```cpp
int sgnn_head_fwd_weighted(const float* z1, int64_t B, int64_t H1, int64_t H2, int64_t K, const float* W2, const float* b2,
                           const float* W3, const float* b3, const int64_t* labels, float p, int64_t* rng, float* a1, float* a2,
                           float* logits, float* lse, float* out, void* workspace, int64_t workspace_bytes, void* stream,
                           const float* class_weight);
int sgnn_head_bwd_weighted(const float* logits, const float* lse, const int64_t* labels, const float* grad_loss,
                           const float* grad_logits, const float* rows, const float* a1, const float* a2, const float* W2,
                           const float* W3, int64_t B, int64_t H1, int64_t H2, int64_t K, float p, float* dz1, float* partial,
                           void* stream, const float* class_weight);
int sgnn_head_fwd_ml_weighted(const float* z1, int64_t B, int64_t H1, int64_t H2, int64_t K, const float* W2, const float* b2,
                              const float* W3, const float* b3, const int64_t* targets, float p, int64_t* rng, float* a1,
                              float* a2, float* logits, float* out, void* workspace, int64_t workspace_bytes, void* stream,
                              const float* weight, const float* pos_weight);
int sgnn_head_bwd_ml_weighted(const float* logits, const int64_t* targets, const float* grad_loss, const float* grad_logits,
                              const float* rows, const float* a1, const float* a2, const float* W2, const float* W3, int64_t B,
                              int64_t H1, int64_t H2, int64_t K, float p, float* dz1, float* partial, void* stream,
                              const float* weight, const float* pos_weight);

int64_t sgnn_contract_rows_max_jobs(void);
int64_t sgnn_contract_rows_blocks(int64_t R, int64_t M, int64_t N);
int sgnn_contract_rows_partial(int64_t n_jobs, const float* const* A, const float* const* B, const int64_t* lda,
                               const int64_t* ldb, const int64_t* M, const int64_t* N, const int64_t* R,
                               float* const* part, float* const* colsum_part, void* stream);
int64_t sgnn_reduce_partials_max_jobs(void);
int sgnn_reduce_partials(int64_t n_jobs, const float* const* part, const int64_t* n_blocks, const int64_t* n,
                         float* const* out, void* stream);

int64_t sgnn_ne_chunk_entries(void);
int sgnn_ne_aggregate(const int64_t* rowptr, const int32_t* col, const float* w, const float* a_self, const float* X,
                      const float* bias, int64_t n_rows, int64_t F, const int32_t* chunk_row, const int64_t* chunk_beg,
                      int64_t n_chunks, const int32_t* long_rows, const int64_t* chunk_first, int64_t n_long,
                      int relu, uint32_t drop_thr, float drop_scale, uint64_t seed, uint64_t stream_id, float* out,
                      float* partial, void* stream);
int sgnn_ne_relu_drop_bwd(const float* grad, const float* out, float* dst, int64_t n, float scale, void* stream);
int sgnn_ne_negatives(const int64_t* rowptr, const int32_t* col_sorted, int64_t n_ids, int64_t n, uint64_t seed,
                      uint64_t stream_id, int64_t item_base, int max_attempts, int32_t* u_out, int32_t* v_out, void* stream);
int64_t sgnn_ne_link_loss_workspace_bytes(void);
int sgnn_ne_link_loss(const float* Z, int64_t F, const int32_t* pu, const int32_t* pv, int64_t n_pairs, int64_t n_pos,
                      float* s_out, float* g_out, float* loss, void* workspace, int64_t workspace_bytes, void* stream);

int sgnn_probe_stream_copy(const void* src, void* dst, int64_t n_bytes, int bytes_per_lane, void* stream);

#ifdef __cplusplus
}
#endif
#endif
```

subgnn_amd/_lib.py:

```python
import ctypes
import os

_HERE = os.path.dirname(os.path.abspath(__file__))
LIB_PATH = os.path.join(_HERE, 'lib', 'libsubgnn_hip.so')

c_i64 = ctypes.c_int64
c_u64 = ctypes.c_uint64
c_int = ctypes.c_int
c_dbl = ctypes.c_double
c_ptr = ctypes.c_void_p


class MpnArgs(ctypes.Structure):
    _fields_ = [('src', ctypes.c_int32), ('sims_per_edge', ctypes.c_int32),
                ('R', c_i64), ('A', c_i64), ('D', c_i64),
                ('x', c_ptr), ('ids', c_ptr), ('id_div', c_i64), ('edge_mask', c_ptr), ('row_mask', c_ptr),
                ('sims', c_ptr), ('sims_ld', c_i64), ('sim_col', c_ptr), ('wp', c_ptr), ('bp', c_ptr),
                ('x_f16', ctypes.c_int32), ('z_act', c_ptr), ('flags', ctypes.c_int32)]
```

※

• [Exercise directions]:
Copy out all lines above holding "labels".

• [Written answer]:
                           const float* W3, const float* b3, const int64_t* labels, float p, int64_t* rng, float* a1, float* a2,
int sgnn_head_bwd_weighted(const float* logits, const float* lse, const int64_t* labels, const float* grad_loss,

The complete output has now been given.